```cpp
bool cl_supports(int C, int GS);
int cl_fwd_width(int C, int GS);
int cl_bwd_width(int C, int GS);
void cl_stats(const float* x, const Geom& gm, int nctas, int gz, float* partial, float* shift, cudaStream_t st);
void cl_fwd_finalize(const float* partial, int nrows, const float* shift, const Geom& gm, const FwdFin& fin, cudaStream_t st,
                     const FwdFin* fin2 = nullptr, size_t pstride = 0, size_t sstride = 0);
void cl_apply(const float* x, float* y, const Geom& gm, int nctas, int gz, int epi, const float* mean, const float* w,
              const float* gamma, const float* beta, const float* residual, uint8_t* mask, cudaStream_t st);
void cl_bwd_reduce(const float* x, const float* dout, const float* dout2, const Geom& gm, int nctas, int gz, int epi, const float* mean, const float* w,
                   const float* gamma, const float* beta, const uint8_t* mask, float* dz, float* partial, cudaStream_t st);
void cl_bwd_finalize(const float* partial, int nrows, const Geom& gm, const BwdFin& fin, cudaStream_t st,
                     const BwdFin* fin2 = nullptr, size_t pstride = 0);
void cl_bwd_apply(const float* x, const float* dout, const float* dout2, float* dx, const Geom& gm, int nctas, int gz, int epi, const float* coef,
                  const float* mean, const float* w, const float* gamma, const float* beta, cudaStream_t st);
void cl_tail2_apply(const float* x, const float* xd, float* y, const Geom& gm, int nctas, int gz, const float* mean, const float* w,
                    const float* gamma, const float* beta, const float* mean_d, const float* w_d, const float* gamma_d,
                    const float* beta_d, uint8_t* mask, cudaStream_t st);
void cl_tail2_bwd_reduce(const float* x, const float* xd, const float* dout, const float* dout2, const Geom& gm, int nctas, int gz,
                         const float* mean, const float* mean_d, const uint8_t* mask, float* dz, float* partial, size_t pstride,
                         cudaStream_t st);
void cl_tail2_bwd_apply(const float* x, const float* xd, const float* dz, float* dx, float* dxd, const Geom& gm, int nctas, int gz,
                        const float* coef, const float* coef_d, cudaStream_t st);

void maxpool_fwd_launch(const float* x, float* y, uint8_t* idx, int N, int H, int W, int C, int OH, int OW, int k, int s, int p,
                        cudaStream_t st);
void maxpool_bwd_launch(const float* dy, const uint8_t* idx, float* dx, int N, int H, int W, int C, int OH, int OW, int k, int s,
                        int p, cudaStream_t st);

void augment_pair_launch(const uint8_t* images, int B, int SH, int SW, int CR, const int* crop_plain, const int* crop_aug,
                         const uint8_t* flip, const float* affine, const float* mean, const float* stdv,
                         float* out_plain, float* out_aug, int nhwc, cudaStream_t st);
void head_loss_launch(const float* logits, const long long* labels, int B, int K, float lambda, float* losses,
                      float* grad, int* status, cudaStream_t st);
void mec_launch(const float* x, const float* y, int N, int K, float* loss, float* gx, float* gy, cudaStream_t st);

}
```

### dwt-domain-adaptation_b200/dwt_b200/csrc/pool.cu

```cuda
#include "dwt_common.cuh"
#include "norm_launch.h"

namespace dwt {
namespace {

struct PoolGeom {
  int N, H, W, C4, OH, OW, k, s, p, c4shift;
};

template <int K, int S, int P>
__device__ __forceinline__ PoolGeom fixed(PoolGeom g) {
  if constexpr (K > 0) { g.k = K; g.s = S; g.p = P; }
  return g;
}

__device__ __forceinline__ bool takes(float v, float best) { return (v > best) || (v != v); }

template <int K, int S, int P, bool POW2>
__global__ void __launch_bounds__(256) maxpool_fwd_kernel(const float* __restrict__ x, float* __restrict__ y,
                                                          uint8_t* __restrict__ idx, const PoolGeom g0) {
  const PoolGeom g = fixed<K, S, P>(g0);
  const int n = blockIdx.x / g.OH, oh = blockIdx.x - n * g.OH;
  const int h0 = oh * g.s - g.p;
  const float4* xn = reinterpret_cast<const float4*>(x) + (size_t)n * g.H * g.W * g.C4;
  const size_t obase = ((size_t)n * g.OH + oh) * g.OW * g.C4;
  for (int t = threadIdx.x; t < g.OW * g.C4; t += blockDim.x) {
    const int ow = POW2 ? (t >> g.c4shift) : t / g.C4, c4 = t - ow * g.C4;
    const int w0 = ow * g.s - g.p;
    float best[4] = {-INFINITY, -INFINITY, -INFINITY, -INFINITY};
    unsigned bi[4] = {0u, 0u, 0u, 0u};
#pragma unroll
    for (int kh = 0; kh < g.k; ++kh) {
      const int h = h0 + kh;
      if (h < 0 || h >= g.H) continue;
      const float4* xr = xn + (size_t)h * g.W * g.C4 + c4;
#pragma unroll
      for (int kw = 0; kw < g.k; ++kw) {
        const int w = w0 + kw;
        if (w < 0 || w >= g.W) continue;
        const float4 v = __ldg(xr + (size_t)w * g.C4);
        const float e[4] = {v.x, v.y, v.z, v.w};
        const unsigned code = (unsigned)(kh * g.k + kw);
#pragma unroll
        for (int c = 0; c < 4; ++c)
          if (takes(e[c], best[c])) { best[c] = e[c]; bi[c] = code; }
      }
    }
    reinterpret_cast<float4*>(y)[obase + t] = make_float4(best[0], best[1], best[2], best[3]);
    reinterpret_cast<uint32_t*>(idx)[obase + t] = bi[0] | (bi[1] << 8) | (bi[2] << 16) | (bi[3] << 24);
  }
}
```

**********

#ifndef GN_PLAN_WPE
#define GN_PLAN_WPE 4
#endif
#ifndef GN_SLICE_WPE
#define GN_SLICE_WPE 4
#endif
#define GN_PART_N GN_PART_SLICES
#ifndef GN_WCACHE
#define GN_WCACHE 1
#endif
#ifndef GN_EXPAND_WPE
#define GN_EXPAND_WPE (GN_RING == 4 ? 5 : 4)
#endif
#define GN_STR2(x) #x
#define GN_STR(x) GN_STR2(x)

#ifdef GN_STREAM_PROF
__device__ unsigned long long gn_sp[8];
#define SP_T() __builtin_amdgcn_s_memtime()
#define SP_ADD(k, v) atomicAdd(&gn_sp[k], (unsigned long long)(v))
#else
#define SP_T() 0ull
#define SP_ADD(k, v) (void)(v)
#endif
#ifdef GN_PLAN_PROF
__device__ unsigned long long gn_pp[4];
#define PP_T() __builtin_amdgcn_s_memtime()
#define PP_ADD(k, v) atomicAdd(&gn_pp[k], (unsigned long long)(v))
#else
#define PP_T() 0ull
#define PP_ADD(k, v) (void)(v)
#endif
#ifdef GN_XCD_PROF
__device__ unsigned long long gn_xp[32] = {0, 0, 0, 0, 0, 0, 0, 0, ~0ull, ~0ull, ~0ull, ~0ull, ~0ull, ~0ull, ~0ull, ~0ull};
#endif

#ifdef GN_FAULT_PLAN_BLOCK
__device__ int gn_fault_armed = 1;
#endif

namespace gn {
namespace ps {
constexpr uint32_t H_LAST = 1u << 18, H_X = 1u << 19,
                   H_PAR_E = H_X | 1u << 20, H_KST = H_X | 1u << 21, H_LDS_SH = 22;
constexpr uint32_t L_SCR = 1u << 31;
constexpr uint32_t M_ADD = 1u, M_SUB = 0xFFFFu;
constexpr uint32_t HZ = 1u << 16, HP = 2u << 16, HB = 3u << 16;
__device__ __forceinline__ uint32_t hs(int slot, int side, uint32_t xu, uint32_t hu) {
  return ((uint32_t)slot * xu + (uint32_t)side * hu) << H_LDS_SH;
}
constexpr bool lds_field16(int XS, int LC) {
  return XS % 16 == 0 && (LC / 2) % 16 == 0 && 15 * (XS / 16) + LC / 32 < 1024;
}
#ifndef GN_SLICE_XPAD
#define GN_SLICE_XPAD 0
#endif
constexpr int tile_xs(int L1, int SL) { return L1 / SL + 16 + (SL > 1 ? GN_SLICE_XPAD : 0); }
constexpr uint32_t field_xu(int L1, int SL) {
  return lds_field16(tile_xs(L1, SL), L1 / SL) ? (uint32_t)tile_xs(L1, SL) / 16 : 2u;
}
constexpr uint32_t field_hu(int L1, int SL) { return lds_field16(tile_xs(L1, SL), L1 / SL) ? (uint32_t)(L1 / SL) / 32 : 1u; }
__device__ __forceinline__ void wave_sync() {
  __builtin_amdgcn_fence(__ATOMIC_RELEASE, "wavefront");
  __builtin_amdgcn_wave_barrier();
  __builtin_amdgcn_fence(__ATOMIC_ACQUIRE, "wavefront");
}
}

**********

**WHAT YOU NEED TO DO:** With "best" as the word to match, copy each line of the records that has it.

**FINISHED TASK:**
__device__ __forceinline__ bool takes(float v, float best) { return (v > best) || (v != v); }
    float best[4] = {-INFINITY, -INFINITY, -INFINITY, -INFINITY};
          if (takes(e[c], best[c])) { best[c] = e[c]; bi[c] = code; }
    reinterpret_cast<float4*>(y)[obase + t] = make_float4(best[0], best[1], best[2], best[3]);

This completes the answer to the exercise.